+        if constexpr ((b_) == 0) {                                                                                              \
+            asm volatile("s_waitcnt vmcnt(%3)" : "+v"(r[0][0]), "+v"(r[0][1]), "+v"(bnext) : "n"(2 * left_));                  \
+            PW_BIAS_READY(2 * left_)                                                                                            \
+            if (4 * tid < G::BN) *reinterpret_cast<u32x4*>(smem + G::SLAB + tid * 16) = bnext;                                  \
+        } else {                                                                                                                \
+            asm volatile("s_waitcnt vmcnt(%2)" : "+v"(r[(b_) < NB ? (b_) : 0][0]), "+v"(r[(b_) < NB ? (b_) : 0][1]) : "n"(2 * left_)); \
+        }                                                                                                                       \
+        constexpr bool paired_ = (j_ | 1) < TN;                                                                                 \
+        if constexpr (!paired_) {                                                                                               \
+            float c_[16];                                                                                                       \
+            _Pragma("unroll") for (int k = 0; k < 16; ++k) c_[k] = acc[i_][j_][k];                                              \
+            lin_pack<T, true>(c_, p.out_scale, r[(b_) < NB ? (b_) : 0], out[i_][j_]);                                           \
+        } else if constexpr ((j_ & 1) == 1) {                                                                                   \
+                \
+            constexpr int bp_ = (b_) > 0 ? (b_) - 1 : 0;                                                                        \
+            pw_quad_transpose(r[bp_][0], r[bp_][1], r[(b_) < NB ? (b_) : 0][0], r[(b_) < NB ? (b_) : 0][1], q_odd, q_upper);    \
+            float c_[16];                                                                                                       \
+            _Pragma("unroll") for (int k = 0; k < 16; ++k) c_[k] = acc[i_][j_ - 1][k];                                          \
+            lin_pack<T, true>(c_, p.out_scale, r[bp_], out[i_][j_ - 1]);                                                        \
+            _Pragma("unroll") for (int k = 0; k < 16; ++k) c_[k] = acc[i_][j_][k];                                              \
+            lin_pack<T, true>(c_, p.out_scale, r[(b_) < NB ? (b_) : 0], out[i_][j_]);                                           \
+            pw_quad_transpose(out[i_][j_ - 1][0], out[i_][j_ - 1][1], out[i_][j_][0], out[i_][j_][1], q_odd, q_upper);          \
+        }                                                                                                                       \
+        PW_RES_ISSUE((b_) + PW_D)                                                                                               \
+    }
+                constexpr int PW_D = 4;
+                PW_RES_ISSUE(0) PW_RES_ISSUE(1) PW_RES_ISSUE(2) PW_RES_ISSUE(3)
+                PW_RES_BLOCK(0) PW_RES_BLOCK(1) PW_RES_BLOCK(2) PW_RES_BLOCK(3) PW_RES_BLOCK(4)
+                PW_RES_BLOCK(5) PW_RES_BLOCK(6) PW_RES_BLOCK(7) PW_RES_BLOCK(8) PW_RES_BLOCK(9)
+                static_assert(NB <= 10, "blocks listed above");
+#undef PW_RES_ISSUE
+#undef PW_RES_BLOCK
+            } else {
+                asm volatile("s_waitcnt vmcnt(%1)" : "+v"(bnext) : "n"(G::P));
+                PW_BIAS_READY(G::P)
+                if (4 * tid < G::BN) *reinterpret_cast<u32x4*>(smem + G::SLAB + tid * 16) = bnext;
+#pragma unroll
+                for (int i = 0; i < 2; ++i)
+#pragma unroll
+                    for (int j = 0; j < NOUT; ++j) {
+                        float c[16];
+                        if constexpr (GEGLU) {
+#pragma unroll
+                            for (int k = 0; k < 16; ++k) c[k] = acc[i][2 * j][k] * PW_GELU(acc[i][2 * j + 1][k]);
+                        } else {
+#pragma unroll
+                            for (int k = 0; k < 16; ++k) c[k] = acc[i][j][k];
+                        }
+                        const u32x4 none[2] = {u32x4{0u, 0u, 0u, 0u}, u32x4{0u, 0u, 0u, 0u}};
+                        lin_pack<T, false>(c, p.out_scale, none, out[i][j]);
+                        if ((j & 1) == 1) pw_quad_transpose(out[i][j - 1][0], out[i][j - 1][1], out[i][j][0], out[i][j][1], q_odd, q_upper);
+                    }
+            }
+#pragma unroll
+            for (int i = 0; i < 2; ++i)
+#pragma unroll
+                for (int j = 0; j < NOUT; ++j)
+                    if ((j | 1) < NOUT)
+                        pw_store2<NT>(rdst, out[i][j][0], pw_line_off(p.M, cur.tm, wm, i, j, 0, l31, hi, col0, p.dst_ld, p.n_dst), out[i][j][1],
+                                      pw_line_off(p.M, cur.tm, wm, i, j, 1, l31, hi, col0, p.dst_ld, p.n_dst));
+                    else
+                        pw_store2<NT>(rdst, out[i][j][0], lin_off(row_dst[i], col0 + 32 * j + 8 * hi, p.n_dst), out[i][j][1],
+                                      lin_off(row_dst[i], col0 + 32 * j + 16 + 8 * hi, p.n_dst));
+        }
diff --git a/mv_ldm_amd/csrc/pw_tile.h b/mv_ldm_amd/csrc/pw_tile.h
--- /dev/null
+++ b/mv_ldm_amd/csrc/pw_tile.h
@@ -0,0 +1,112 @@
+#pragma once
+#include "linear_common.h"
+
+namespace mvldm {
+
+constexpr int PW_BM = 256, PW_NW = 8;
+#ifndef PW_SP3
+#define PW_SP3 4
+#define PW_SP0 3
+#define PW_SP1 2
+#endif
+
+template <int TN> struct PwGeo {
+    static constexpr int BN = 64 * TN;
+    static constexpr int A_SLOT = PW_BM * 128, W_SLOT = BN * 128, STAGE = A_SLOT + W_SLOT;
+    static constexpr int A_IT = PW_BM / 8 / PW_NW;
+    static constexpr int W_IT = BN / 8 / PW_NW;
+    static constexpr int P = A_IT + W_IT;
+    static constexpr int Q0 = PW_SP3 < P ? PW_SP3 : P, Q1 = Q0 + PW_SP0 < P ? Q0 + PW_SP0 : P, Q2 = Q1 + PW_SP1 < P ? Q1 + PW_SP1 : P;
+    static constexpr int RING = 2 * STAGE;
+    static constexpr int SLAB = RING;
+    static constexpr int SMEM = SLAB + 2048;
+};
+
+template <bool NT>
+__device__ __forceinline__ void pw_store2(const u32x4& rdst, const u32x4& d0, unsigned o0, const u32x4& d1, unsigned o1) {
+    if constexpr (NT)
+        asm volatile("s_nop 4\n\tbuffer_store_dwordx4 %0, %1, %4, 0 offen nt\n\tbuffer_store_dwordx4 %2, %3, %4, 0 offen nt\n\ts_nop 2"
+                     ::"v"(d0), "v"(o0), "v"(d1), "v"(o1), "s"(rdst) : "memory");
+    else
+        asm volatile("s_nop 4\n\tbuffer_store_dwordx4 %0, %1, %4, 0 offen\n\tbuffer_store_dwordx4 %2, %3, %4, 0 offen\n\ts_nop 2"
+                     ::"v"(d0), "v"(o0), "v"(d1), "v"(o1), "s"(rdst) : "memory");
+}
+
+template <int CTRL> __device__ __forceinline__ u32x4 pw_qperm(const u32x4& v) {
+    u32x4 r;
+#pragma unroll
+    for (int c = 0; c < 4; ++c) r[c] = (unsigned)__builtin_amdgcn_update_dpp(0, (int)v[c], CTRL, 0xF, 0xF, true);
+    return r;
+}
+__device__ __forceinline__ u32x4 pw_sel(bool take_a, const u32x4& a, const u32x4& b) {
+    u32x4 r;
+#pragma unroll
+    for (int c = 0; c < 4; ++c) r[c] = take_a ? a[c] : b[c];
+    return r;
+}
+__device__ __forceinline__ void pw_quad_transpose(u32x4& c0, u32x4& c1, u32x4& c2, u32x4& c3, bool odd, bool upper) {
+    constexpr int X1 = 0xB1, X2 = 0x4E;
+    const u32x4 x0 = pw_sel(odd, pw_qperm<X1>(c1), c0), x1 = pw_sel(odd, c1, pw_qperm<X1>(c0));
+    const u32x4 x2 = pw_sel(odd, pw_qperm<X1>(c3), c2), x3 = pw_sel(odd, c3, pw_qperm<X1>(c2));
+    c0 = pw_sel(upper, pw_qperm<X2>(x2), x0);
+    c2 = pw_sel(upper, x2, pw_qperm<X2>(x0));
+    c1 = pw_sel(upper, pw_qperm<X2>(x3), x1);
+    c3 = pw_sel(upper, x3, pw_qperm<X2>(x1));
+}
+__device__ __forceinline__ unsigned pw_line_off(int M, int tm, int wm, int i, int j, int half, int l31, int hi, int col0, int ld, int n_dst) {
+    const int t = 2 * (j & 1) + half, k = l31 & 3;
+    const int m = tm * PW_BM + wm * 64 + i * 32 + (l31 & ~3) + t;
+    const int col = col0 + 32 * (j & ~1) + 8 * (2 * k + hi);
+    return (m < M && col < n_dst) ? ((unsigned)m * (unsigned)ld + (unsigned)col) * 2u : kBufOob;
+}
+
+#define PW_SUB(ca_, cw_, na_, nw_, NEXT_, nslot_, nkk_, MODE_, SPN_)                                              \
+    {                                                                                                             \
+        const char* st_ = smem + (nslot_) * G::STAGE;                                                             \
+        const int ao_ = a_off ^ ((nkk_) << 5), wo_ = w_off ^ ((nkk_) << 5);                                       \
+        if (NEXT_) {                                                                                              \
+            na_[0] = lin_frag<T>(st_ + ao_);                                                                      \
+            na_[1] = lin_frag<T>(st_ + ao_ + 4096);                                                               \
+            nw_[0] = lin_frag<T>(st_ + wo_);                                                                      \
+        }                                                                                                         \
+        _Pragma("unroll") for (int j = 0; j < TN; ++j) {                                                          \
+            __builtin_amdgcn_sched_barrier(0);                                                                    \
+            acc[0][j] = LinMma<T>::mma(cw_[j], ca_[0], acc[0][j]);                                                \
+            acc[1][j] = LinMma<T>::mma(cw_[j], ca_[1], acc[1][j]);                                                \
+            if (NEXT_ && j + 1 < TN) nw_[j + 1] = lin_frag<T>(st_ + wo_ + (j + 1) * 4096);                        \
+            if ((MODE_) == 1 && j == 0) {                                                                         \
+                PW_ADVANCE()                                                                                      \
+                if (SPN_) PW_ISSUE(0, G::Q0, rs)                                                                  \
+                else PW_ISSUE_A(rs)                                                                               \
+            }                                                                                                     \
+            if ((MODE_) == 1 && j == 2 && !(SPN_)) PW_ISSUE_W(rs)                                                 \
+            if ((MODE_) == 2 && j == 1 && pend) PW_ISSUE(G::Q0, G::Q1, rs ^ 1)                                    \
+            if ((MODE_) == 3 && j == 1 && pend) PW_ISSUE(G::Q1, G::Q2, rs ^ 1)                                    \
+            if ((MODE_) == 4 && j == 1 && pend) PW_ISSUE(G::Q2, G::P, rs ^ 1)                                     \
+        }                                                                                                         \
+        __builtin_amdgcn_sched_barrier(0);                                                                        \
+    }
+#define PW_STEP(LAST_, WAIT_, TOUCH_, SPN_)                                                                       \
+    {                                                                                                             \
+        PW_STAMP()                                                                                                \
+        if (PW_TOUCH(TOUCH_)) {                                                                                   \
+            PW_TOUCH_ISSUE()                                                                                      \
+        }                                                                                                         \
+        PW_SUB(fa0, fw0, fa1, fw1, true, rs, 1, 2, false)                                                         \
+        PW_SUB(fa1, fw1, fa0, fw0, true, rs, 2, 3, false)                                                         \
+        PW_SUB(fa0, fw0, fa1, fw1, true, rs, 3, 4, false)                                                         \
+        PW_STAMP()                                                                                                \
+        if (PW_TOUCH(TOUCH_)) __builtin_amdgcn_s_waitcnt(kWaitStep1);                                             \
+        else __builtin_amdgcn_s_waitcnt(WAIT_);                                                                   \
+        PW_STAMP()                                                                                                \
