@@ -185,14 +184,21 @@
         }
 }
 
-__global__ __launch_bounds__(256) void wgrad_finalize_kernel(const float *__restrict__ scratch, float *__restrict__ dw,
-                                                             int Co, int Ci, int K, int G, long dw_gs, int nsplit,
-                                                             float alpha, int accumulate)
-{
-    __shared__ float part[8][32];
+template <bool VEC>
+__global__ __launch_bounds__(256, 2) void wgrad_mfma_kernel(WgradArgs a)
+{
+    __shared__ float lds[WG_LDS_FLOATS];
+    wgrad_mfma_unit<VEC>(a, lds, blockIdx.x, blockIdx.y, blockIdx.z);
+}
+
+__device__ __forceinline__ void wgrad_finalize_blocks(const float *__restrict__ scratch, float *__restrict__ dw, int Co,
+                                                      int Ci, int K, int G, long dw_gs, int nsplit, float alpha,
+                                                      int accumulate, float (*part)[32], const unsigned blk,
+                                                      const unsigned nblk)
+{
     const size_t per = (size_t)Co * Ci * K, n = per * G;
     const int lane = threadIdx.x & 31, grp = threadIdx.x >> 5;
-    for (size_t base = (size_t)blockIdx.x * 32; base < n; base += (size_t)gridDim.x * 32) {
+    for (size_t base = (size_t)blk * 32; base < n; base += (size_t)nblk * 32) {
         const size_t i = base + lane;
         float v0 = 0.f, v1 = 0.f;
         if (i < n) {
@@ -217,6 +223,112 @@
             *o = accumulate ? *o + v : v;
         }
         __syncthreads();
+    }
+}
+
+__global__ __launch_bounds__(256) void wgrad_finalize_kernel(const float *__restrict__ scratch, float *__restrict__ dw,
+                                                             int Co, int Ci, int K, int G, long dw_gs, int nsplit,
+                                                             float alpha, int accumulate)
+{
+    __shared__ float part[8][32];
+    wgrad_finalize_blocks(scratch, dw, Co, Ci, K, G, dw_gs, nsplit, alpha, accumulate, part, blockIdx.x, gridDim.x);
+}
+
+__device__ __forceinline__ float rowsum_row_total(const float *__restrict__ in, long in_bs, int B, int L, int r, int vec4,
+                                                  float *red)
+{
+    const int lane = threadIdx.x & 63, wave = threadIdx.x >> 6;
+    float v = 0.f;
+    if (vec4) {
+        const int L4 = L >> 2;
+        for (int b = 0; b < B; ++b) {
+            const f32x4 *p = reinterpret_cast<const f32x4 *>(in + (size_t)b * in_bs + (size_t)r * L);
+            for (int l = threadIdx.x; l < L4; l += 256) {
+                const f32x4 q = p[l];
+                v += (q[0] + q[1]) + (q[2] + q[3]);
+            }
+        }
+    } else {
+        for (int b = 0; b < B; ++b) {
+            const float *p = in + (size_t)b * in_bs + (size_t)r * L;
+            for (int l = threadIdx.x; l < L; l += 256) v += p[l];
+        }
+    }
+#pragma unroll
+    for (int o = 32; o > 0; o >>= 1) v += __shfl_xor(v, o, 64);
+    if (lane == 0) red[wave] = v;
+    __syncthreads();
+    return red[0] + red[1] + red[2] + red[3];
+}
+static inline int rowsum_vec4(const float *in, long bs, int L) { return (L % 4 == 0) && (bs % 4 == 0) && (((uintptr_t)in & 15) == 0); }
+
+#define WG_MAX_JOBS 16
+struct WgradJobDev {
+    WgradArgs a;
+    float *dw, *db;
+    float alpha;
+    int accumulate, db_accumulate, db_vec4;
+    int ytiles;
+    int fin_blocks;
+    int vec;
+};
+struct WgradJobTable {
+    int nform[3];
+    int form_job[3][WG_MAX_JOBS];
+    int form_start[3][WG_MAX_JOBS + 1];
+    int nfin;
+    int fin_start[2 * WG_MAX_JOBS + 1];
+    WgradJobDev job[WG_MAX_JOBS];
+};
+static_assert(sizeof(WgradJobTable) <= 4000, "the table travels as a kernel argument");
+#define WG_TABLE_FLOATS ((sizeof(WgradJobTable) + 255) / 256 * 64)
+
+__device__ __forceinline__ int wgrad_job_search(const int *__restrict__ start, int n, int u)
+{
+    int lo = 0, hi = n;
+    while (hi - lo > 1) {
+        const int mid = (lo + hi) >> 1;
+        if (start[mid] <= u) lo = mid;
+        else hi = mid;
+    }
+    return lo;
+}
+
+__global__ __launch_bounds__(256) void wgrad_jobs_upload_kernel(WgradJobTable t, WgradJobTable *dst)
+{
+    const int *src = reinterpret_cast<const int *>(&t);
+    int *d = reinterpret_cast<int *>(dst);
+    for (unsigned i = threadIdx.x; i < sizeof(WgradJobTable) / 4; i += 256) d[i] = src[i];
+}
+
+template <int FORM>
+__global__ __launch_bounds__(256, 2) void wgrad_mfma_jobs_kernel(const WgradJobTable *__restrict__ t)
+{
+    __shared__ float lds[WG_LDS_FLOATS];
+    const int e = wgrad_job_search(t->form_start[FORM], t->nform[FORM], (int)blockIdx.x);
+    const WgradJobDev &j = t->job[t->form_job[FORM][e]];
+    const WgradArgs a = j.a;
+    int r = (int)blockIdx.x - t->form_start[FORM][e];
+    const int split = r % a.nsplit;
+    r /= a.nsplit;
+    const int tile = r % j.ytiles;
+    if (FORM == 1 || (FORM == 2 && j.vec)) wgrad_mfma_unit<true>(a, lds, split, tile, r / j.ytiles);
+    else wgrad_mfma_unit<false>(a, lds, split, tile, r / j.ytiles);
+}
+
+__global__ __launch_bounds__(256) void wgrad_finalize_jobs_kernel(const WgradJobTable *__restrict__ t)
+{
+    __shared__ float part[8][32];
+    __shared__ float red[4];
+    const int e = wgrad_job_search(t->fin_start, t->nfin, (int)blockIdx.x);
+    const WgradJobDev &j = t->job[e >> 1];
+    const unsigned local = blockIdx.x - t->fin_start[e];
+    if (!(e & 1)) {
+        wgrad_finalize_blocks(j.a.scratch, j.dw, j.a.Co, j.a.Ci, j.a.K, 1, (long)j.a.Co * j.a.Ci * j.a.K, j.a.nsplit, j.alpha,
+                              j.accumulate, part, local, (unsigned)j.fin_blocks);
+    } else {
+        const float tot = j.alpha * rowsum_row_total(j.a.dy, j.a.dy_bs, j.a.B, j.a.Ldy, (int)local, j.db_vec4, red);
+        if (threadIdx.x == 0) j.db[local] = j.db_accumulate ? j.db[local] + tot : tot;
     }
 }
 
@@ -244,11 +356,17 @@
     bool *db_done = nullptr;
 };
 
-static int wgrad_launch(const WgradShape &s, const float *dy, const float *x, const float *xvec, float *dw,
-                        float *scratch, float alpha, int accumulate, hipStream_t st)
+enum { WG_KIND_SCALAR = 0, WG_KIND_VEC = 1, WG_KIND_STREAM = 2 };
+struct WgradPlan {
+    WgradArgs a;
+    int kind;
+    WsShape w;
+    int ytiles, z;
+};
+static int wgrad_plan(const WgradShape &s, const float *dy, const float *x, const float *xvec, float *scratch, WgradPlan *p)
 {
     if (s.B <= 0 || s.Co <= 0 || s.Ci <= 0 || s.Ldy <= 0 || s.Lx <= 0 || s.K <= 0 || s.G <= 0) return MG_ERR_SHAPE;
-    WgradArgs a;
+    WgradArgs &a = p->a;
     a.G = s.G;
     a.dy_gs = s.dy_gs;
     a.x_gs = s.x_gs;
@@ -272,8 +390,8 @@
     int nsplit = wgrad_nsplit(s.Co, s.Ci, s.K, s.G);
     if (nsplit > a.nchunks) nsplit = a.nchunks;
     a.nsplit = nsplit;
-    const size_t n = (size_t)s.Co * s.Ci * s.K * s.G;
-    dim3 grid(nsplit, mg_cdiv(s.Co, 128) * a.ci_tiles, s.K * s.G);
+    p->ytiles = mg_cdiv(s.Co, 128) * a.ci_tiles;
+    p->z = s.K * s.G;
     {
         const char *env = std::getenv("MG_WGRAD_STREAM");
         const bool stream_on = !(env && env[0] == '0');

******************************

> EXERCISE INSTRUCTIONS: Starting with the first line of the listing above, copy each line exactly until you have copied the line containing "else if constexpr". Stop there.

> SOLUTION BELOW:
+        if constexpr ((b_) == 0) {                                                                                              \
+            asm volatile("s_waitcnt vmcnt(%3)" : "+v"(r[0][0]), "+v"(r[0][1]), "+v"(bnext) : "n"(2 * left_));                  \
+            PW_BIAS_READY(2 * left_)                                                                                            \
+            if (4 * tid < G::BN) *reinterpret_cast<u32x4*>(smem + G::SLAB + tid * 16) = bnext;                                  \
+        } else {                                                                                                                \
+            asm volatile("s_waitcnt vmcnt(%2)" : "+v"(r[(b_) < NB ? (b_) : 0][0]), "+v"(r[(b_) < NB ? (b_) : 0][1]) : "n"(2 * left_)); \
+        }                                                                                                                       \
+        constexpr bool paired_ = (j_ | 1) < TN;                                                                                 \
+        if constexpr (!paired_) {                                                                                               \
+            float c_[16];                                                                                                       \
+            _Pragma("unroll") for (int k = 0; k < 16; ++k) c_[k] = acc[i_][j_][k];                                              \
+            lin_pack<T, true>(c_, p.out_scale, r[(b_) < NB ? (b_) : 0], out[i_][j_]);                                           \
+        } else if constexpr ((j_ & 1) == 1) {                                                                                   \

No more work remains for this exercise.